[JURIST] US Department of Homeland Security (DHS) [official website] Secretary Janet Napolitano [official profile] said Wednesday that the US government will begin to enforce immigration policy more strictly by targeting employers directly [transcript], rather than through continued use of controversial workplace raids. While attending a roundtable discussion [materials] at the Aspen Institute [organization website], a public policy think tank, Napolitano added that she was asking Attorney General Eric Holder [official profile] for assistance with prosecutions. Napolitano said:
There has been a lot of controversy about so-called work-site raids, whether those were effective, whether they were separating families, whether they were placing fear into people and the like. And we really have looked at that issue and said, look, we need to do work site enforcement. You can't just do immigration enforcement at the border.
You have to have interior enforcement to go along with it, and the primary driver of illegal immigration is the labor market, so you have to go after the pull that that market is creating. That means you have to go after employers who are hiring illegal labor. But we really weren't going after employers and we weren't really focused on the time and effort it takes to develop a case, to show that a particular employer was intentionally hiring illegal labor and the law requires us to be able to prove that knowing is knowledge and intent. …
I work with the U.S. Attorney's offices to bring those cases. I've talked a lot with Eric Holder, the AG, about opening the door for the U.S. Attorneys' offices for those cases; and so that is kind of, as we turn this big boat with different emphases, that is one emphasis that we do have.

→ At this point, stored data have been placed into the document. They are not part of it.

template <int NT, int NY = 1>
__device__ inline void solve_second_rhs(const d4 (&U)[(NT + NY) * (NT + NY)], int k, int g, int j, double (&rb)[NT + NY], double* hop,
                                        double* rbuf_x, double* rbuf_y, double (&xb)[NT + NY]) {
  constexpr int NB = NT + NY, L = NB - 1;
#pragma unroll
  for (int q = 0; q < NY; ++q) rb[NT + q] = (16 * q + j < k) ? rb[NT + q] : 0.0;
#pragma unroll
  for (int pa = 0; pa < NB; ++pa) {
    if (pa >= NT) rb[pa] = (16 * (pa - NT) + j < k) ? rb[pa] : 0.0;
    if (g == 0) { hop[j] = rb[pa]; (pa < NT ? rbuf_x + 16 * pa : rbuf_y + 16 * (pa - NT))[j] = rb[pa]; }
    lds_fence();
    if (pa < L) {
      double q = 0.0;
#pragma unroll
      for (int t = 0; t < 4; ++t) q = fma(U[pa * NB + pa][t], hop[g + 4 * t], q);
      const double w = cross_row_sum(q);
      lds_fence();
      if (g == 0) hop[j] = w;
      lds_fence();
      double wr[4];
#pragma unroll
      for (int t = 0; t < 4; ++t) wr[t] = hop[g + 4 * t];
#pragma unroll
      for (int pb = pa + 1; pb < NB; ++pb) {
        double q2 = 0.0;
#pragma unroll
        for (int t = 0; t < 4; ++t) q2 = fma(U[pa * NB + pb][t], wr[t], q2);
        rb[pb] += cross_row_sum(q2);
        if constexpr (NY >= 2) asm volatile("" : "+v"(rb[pb]));
      }
      lds_fence();
    }
  }
#pragma unroll
  for (int pa = L; pa >= 0; --pa) {
    const double* rsrc = pa < NT ? rbuf_x + 16 * pa : rbuf_y + 16 * (pa - NT);
    double vt[4], pt[4];
#pragma unroll
    for (int t = 0; t < 4; ++t) {
      pt[t] = 0.0;
#pragma unroll
      for (int pb = pa + 1; pb < NB; ++pb) pt[t] = fma(U[pa * NB + pb][t], xb[pb], pt[t]);
    }
    if (pa < L) {
      const double ws = row_sum4_scatter(pt[0], pt[1], pt[2], pt[3]);
      pt[0] = row_bcast64<0>(ws); pt[1] = row_bcast64<1>(ws); pt[2] = row_bcast64<2>(ws); pt[3] = row_bcast64<3>(ws);
    }
#pragma unroll
    for (int t = 0; t < 4; ++t) vt[t] = rsrc[g + 4 * t] - pt[t];
    double q = 0.0;
#pragma unroll
    for (int t = 0; t < 4; ++t) q = fma(U[pa * NB + pa][t], vt[t], q);
    xb[pa] = -cross_row_sum(q);
    if (pa >= NT) xb[pa] = (16 * (pa - NT) + j < k) ? xb[pa] : 0.0;
    __builtin_amdgcn_sched_barrier(0);
  }
}

template <int NT, int WPS, int MC = 1, int NY = 1, bool RHS = false> struct FusedCfg {
  static constexpr int N = 16 * NT;
  static constexpr int NH = NT / 2;
  static constexpr int DPS = NH + 1;
  static constexpr int SLOT = NH * 1024 + 64;
  static constexpr int MCAP = 64 * MC;
  static constexpr int VEC = (3 * N + 4 * MCAP + MCAP / 2 + 32 * NY + (RHS ? MCAP : 0)) * 8;
  static constexpr int D_FIT = ((160 * 1024) / (4 * WPS) - VEC) / SLOT;
  static constexpr int D_TUNED = NT > 4 ? 4 : (NT == 4 ? (WPS >= 3 ? 4 : 7) : (WPS >= 4 ? 4 : 8));
  static constexpr int D = MC == 1 ? D_TUNED : (D_FIT > 8 ? 8 : D_FIT);
  static_assert(D >= 2, "LDS budget");
  static constexpr int LDS = D * SLOT + VEC;
};
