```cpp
PB_DEV V3 estimate_direct_resolve(const ShadeConsts& sc, const PathState& ps, uint32_t p, int flags, float* pick_pdf,
                                  V3* beta_at_vertex) {
    float4 na = ps.nee_a[p], nf = ps.nee_f[p], nb = ps.nee_b[p];
    int light_id = ps.nee_light[p];
    V3 ld = V3{0.0f, 0.0f, 0.0f};
    if (flags & PF_NEE_SHADOW) {
        bool occluded = ps.hit[hit_index(ps, p, RS_SHADOW)].x != 0.0f;
        if (!occluded) ld = ld + V3{na.x, na.y, na.z};
    }
    if (flags & PF_NEE_MIS) {
        int hslot = __float_as_int(ps.hit[hit_index(ps, p, RS_MIS)].x);
        DevLight lt = sc.lights[light_id];
        V3 li = V3{0.0f, 0.0f, 0.0f};
        if (hslot >= 0) {
            int hl = lt.type == PBRT_LIGHT_DIFFUSE_AREA ? (__float_as_int(sc.bvh.tris[3 * (size_t)hslot + 2].w) & kPrimLightMask) - 1 : -2;
            if (hl == light_id) {
                float4 r0 = ps.ray[ray_index(ps, p, RS_MIS)], r1 = ps.ray[ray_index(ps, p, RS_MIS) + 1];
                V3 wi = V3{r0.w, r1.x, r1.y};
                float4 hb = ps.hit[hit_index(ps, p, RS_MIS)];
                V3 n = tri_interaction_normal(sc.bvh, hslot, hb.y, hb.z, hb.w);
                if (lt.two_sided || dot(n, -wi) > 0.0f) li = V3{lt.L[0], lt.L[1], lt.L[2]};
            }
        } else if (lt.type == PBRT_LIGHT_INFINITE) {
            li = V3{lt.L[0], lt.L[1], lt.L[2]};
        }
        if (!is_black(li)) {
            V3 f = V3{nf.x, nf.y, nf.z};
            ld = ld + mulv(li, f) * nf.w / nb.w;
        }
    }
    *pick_pdf = na.w;
    *beta_at_vertex = V3{nb.x, nb.y, nb.z};
    return ld;
}

PB_DEV V3 sample_specular_local(const DevMaterial& mat, V3 kd, V3 kt, V3 wol, float ur, int which, V3* wil, float* pdf,
                                bool* transmission) {
    *pdf = 0.0f;
    *transmission = false;
    V3 zero = V3{0.0f, 0.0f, 0.0f};
    if (mat.type == PBRT_MAT_MIRROR) {
        if (which == 2 || is_black(kd)) return zero;
        *wil = V3{-wol.x, -wol.y, wol.z};
        *pdf = 1.0f;
        return mulv(kd, V3{1.0f, 1.0f, 1.0f}) / __builtin_fabsf(wil->z);
    }
    if (mat.type != PBRT_MAT_GLASS) return zero;
    if (which == 0) {
        float F = fr_dielectric(wol.z, 1.0f, mat.eta);
        if (ur < F) {
            *wil = V3{-wol.x, -wol.y, wol.z};
            *pdf = F;
            return kd * F / __builtin_fabsf(wil->z);
        }
        bool entering = wol.z > 0.0f;
        float eta_i = entering ? 1.0f : mat.eta, eta_t = entering ? mat.eta : 1.0f;
// ... 28 lines not shown
```
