static BucketScanCall step_scan_call(const nlsh_step_desc_t &d, const float *queries, int64_t q_stride, hipStream_t stream, int phases) {
    BucketScanCall c = {};
    c.corpus = d.corpus_sorted; c.row_stride = d.row_stride; c.d = d.d; c.gid = d.gid; c.uniq = d.uniq_keys; c.offsets = d.offsets;
    c.bucket_order = d.bucket_order; c.nb = d.n_buckets; c.cell_of = d.cell_of; c.cell_offsets = d.cell_offsets; c.n_cells = d.n_cells;
    c.inv_norm = d.inv_norm; c.queries = queries; c.q_stride = q_stride; c.Q = d.Q; c.qkeys = d.qkeys; c.nkeys = d.nkeys;
    c.P = d.n_probes; c.k = d.k; c.metric = d.metric; c.algo = d.algo; c.seg = d.seg_rows;
    c.out_dist = d.out_dist; c.out_idx = d.out_idx; c.out_keys = d.out_keys; c.out_ncand = d.out_ncand; c.status = d.status;
    c.workspace = d.workspace; c.workspace_bytes = d.workspace_bytes; c.max_tasks = d.max_tasks;
    c.stream = stream; c.phases = phases;
    return c;
}
constexpr int SCAN_AND_MERGE = NLSH_PHASE_SCAN | NLSH_PHASE_MERGE;
static int step_scan_check(const BucketScanCall &c) { return scan_call_check("scan_topk", c, SCAN_NEEDS_TOPK_OUT | SCAN_ALLOWS_PLAN_REST); }
static int step_scan_prepare(const BucketScanCall &c, BucketScanPrep *p) {
    const int rc = step_scan_check(c);
    return rc != NLSH_OK ? rc : bucket_scan_args(c, p);
}
static int step_scan_run(const BucketScanCall &c) {
    const int rc = step_scan_check(c);
    if (rc != NLSH_OK || c.Q == 0) return rc;
    return scan_call_run(c);
// ... 23 lines not shown
static int step_create(const nlsh_step_desc_t *desc, size_t desc_bytes, hipStream_t lane, nlsh_step_t **out) {
    NLSH_REQUIRE(desc && out, NLSH_E_INVALID, "step_create: null pointer");
    NLSH_REQUIRE(desc_bytes == sizeof(nlsh_step_desc_t), NLSH_E_INVALID, "step_create: descriptor of %zu bytes, this library's is %zu (ABI %d)",
                 desc_bytes, sizeof(nlsh_step_desc_t), NLSH_ABI_VERSION);
    if (lane == nullptr) {
        NLSH_REQUIRE(desc->front && desc->mid && desc->tail, NLSH_E_INVALID, "step_create: the front, mid and tail streams must be real streams (not the default stream)");
        NLSH_REQUIRE(desc->front != desc->mid && desc->mid != desc->tail && desc->front != desc->tail && desc->plan != desc->front && desc->plan != desc->mid &&
                         desc->plan != desc->tail,
                     NLSH_E_INVALID, "step_create: front, plan, mid and tail must be DIFFERENT streams (the stages overlap only across streams, and an event is recorded on one and waited for on the next)");
    }
    NLSH_REQUIRE(desc->n_layers >= 1 && desc->n_layers <= NLSH_MAX_LAYERS && desc->dims, NLSH_E_INVALID, "step_create: n_layers=%d", desc->n_layers);
    NLSH_REQUIRE(desc->n_probes >= 1 && desc->n_probes <= NLSH_MAX_PROBES, NLSH_E_UNSUPPORTED, "step_create: n_probes=%d not in [1,%d] (one scan call per batch)",
                 desc->n_probes, NLSH_MAX_PROBES);
    NLSH_REQUIRE(desc->Q >= 1 && desc->dims[0] == desc->d, NLSH_E_INVALID, "step_create: Q=%lld, encoder input %d vs corpus dimension %d", (long long)desc->Q,
                 desc->dims[0], desc->d);
    nlsh_step *s = new (std::nothrow) nlsh_step();
    NLSH_REQUIRE(s != nullptr, NLSH_E_INVALID, "step_create: out of host memory");
    s->d = *desc;
    for (int l = 0; l <= desc->n_layers; ++l) s->dims[l] = desc->dims[l];
    s->d.dims = s->dims;
    s->ready = s->encoded = s->planned = s->scanned = s->done = nullptr;
    s->done_pending = false;
    s->lane = lane; s->graph = nullptr; s->exec = nullptr; s->enc_node = s->scan_node = nullptr;
    s->graph_failed = getenv("NLSH_STEP_NO_GRAPH") != nullptr;
    const hipStream_t last = lane ? lane : (hipStream_t)desc->tail;
    int rc = encode_plan_fill(s->enc, desc->Q, desc->n_layers, s->dims, desc->packed, desc->act, desc->key_mode, desc->n_probes, desc->n_multi_rows, 0,
                              nullptr, nullptr, nullptr, desc->qkeys, desc->nkeys);
    if (rc == NLSH_OK) {
        const BucketScanCall c = step_scan_call(s->d, desc->corpus_sorted ? desc->corpus_sorted : (const float *)desc->workspace,
                                                desc->row_stride >= desc->d ? desc->row_stride : desc->d, last, NLSH_PHASE_SCAN);
        if (desc->algo == NLSH_SCAN_QUERY_MAJOR) {
            rc = step_scan_check(c);
            if (rc == NLSH_OK) rc = query_major_workspace(c);
        } else {
            BucketScanPrep p;
            rc = step_scan_prepare(c, &p);
            if (rc == NLSH_OK && fuses_lookup(s->d)) rc = encode_plan_fuse_lookup(s->enc, p.pa);
        }
    }
    if (rc == NLSH_OK && lane != nullptr && !(fuses_lookup(s->d) && desc->max_tasks > 0)) {
        set_error("step_create_graph: graph slots take the bucket-major schedules (algo 1, 2) on a non-empty index and task table");
        rc = NLSH_E_UNSUPPORTED;
    }
    if (rc == NLSH_OK) rc = encode_plan_prepare(s->enc);
    if (rc == NLSH_OK) rc = make_event(&s->ready);
    if (rc == NLSH_OK && !lane) rc = make_event(&s->encoded);
// ... 23 lines not shown
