int derive_reset_state(oww_ctx* h, const HxCalib& cal, CommitClock& clk) {
    const size_t SP = h->Spad;
    const int warm = std::min<int>(32, (int)SP);
    hipLaunchKernelGGL(fill_kernel, dim3((warm * 256 + 255) / 256), dim3(256), 0, h->stream, h->d_mel, (size_t)warm * 256, 1.0f);
    const StepArgs args{};
    for (int it = 0; it < 12; ++it)
        if (int rc = run_cnn(h, args, warm, 256, 0)) return rc;
    for (int a = 0; a < N_STATE; ++a)
        HIPCHK(copy_async(h->d_tmpl[a], h->d_state[a], (size_t)h->state_len[a] * (h->rr ? kStateSpgRr[a] : 1) * sizeof(float),
                              hipMemcpyDeviceToDevice, h->stream));
    HIPCHK(hipMemsetAsync(h->d_mel, 0, SP * 8 * h->kmax * 32 * sizeof(float), h->stream));
    HIPCHK(hipMemsetAsync(h->d_emb, 0, SP * 96 * sizeof(float), h->stream));
    if (int rc = do_reset(h, nullptr, (int)SP, nullptr)) return rc;
    HIPCHK(hipStreamSynchronize(h->stream));
    clk.lap("warm-up + reset");
    if (int rc = range_check(h, "oww_commit")) return rc;
    if (h->hx && !getenv("OWW_NO_COMMIT_SELFTEST")) {
        if (int rc = selftest_hx(h, cal)) return rc;
        HIPCHK(hipMemsetAsync(h->d_mel, 0, SP * 8 * h->kmax * 32 * sizeof(float), h->stream));
        HIPCHK(hipMemsetAsync(h->d_emb, 0, SP * 96 * sizeof(float), h->stream));
        HIPCHK(hipMemsetAsync(h->d_raw, 0, SP * std::max(h->NL, 1) * sizeof(float), h->stream));
        if (int rc = do_reset(h, nullptr, (int)SP, nullptr)) return rc;
        HIPCHK(hipStreamSynchronize(h->stream));
        clk.lap("self-test replay + reset");
    }
// ... 344 lines not shown
    if (int rc = build_nets(*h, h->NL, h->TR, h->generic_hmax)) return rc;
    if (h->evt_rows > h->TR)
        return fail(OWW_EINVAL, "oww_events_configure: feature_rows = %d exceeds the handle's feature ring (%d rows)", h->evt_rows, h->TR);
    CommitClock clk(h->hx ? "f16-split" : "family");
    HxCalib cal;
    if (h->hx) {
        if (int rc = calibrate_hx(h, cal)) return rc;
        h->probe_emb = cal.ref_emb; h->probe_nb = cal.nb;
        clk.lap("calibration (total)");
        if (getenv("OWW_DEBUG_CALIB"))
            for (int l = 0; l < 20; ++l) fprintf(stderr, "calib layer %2d: max|a| %-12.5g e_in %4d e_out %4d\n", l, h->hx_absmax[l], h->hx_ein[l], h->hx_e[l]);
    }
    HostBuf hb;
    WeightOff off;
    HeadGroups hg;
    h->no_wide_heads = getenv("OWW_NO_WIDE_HEADS") != nullptr;
    if (int rc = pack_mel_tables(*h, hb, off)) return rc;
    if (int rc = pack_cnn(*h, hb, off)) return rc;
    pack_net_arrays(*h, hb, off);
    if (int rc = pack_head_groups(*h, hg, hb, off)) return rc;
    h->groups.clear();
    for (const HeadGroup& g : hg.groups) h->groups.push_back(FastGroup{g});
    h->generic_nets = hg.generic_nets; h->rnn_nets = hg.rnn_nets;
    h->vad = !h->vad_blob.empty();
    if (int rc = pack_vad(*h, hb, off, h->vad_gain, h->vad_bd)) return rc;
    clk.lap("weight packing (host)");
    if (int rc = bind_weights(h, hb, off)) return rc;
    if (int rc = alloc_range_flag(h)) return rc;
    clk.lap("weight upload");
    if (int rc = alloc_state(h)) return rc;
    h->fuse = h->hx && !getenv("OWW_NO_FUSE");
    if (const char* e = getenv("OWW_SMALL_WGS")) h->small_wgs = atoi(e);
    if (const char* e = getenv("OWW_SMALL_WGS_HEADS")) h->small_wgs_heads = atoi(e);
    if (const char* e = getenv("OWW_GENERIC_SPW")) { const int v = atoi(e); h->generic_spw = v == 4 || v == 16 ? v : 0; }
    h->post_in_heads = h->fuse && h->groups.size() == 1 && h->groups[0].ht == 4 && h->generic_nets.empty() && h->rnn_nets.empty() && h->NL > 0;
    if (int rc = set_kernel_lds(h)) return rc;
    clk.lap("state allocation");
    if (int rc = derive_reset_state(h, cal, clk)) return rc;
    if (h->bank_K > 0) if (int rc = alloc_bank(h)) return rc;
    if (h->vpool_cap > 0) if (int rc = alloc_verifiers(h)) return rc;
    if (events_on(h)) if (int rc = alloc_events(h)) return rc;
    h->committed = true;
    return OWW_OK;
    OWW_GUARD_END
}
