@@ -216,12 +217,14 @@
     __syncwarp();
 }
 
-__device__ __forceinline__ void scatter_rows(float *__restrict__ base, unsigned long long row_of_lane,
-                                             int rows_valid, int sh_n, const float *wrows, int row_stride, int lane) {
-    for (int r = 0; r < rows_valid; ++r) {
-        const unsigned long long rs = __shfl_sync(0xffffffffu, row_of_lane, r);
-        float *__restrict__ dst = base + rs * (unsigned long long)sh_n;
-        for (int c = lane; c < sh_n; c += 32) dst[c] = wrows[r * row_stride + c];
+__device__ __forceinline__ void store_rows(float *__restrict__ dst, int rows, int sh_n, const float *wrows,
+                                           int row_stride, int lane) {
+    const int dr = 32 / sh_n, dc = 32 - dr * sh_n;
+    int r = lane / sh_n, c = lane - r * sh_n;
+    for (int e = lane; e < rows * sh_n; e += 32) {
+        dst[e] = wrows[r * row_stride + c];
+        r += dr; c += dc;
+        if (c >= sh_n) { c -= sh_n; ++r; }
     }
 }
 
diff --git a/pixelsplat_b200/csrc/raster_preprocess.cu b/pixelsplat_b200/csrc/raster_preprocess.cu
--- a/pixelsplat_b200/csrc/raster_preprocess.cu
+++ b/pixelsplat_b200/csrc/raster_preprocess.cu
@@ -42,7 +42,6 @@
 #pragma unroll
         for (int i = 0; i < 6; ++i) cov_raw[i] = tmp[i];
     }
-    bool any_vis = false;
 
     for (int v = 0; v < d.V; ++v) {
         const int vid = scene * d.V + v;
@@ -120,10 +119,8 @@
                 }
             }
         }
-        any_vis |= vis;
         warp_append(vis, (uint32_t)vg, geo.vis_pairs, geo.n_instances + 2, lane);
     }
-    warp_append(any_vis, (uint32_t)sg, geo.vis_any, geo.n_instances + 3, lane);
     if (use_smem_hist) {
         __syncthreads();
         uint32_t *dst = geo.tile_count + (size_t)scene * d.V * d.tiles;
@@ -151,7 +148,7 @@
     const size_t sg = (size_t)scene * d.P + g;
     const int sh_n = 3 * d.M;
     float *wrows = s_rows + (size_t)warp * 32 * row_stride;
-    gather_rows_async(in.sh, (unsigned long long)sg, (int)min((long long)32, n - i0), sh_n, wrows, row_stride, lane);
+    gather_rows_async(in.sh, (unsigned long long)sg, __ballot_sync(0xffffffffu, live), sh_n, wrows, row_stride, lane);
     const float sc = in.scale ? in.scale[vid] : 1.0f;
     const float m0 = in.means[3 * sg + 0], m1 = in.means[3 * sg + 1], m2 = in.means[3 * sg + 2];
     const float px = in.scale ? m0 * sc : m0, py = in.scale ? m1 * sc : m1, pz = in.scale ? m2 * sc : m2;
diff --git a/pixelsplat_b200/csrc/raster_preprocess_bwd.cu b/pixelsplat_b200/csrc/raster_preprocess_bwd.cu
--- a/pixelsplat_b200/csrc/raster_preprocess_bwd.cu
+++ b/pixelsplat_b200/csrc/raster_preprocess_bwd.cu
@@ -9,29 +9,45 @@
 __global__ void __launch_bounds__(kPreBwdThreads, DEPTH ? 4 : 5)
 k_preprocess_bwd(Dims d, Inputs in, Geom geo, ViewGrads vgr, ps_raster_grads out, int row_stride) {
     extern __shared__ float s_dsh[];
-    if (*geo.n_instances > d.capacity) return;
-    const long long n = geo.n_instances[3];
     const int lane = threadIdx.x & 31, warp = threadIdx.x >> 5;
-    const long long i0 = ((long long)blockIdx.x * kPreBwdThreads) + warp * 32;
-    if (i0 >= n) return;
-    const long long li = i0 + lane;
-    const bool live = li < n;
-    const uint32_t sgi = live ? geo.vis_any[li] : 0u;
+    const long long sp = (long long)d.S * d.P;
+    const long long sg0 = ((long long)blockIdx.x * kPreBwdThreads) + warp * 32;
+    if (sg0 >= sp) return;
+    const int rows = (int)min((long long)32, sp - sg0);
+    const bool live = lane < rows;
+    const uint32_t sgi = (uint32_t)(live ? sg0 + lane : sg0);
     const uint32_t scene = sgi / (uint32_t)d.P, g = sgi - scene * (uint32_t)d.P;
     const size_t sg = sgi;
     const int cov_n = d.cov_layout == PS_COV_TRIU6 ? 6 : 9;
     const int sh_n = d.M > 0 ? 3 * d.M : 3;
     const int M = d.M, layout = d.sh_layout;
+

Napolitano's suggestion is in line withthe current administration's proposed overhaul [release] of US immigration policy. Also on Wednesday, Holder vacated [order, PDF; JURIST report] an order [text, PDF] by former attorney general Michael Mukasey [JURIST news archive] that had denied those facing deportation the right to challenge immigration decisions based on ineffective assistance of counsel claims. In February, Napolitano called for a review [JURIST report] of workplace raids conducted by US Immigration and Customs Enforcement (ICE) [official website] officers. ICE has arrested [JURIST report] many non-criminal illegal immigrants in the past year, many of whom were imprisoned [JURIST report]. In April 2008, Seton Hall Law School's Center for Social Justice filed a lawsuit [Star-Ledger report] claiming that warrantless immigration raids violate the US Constitution.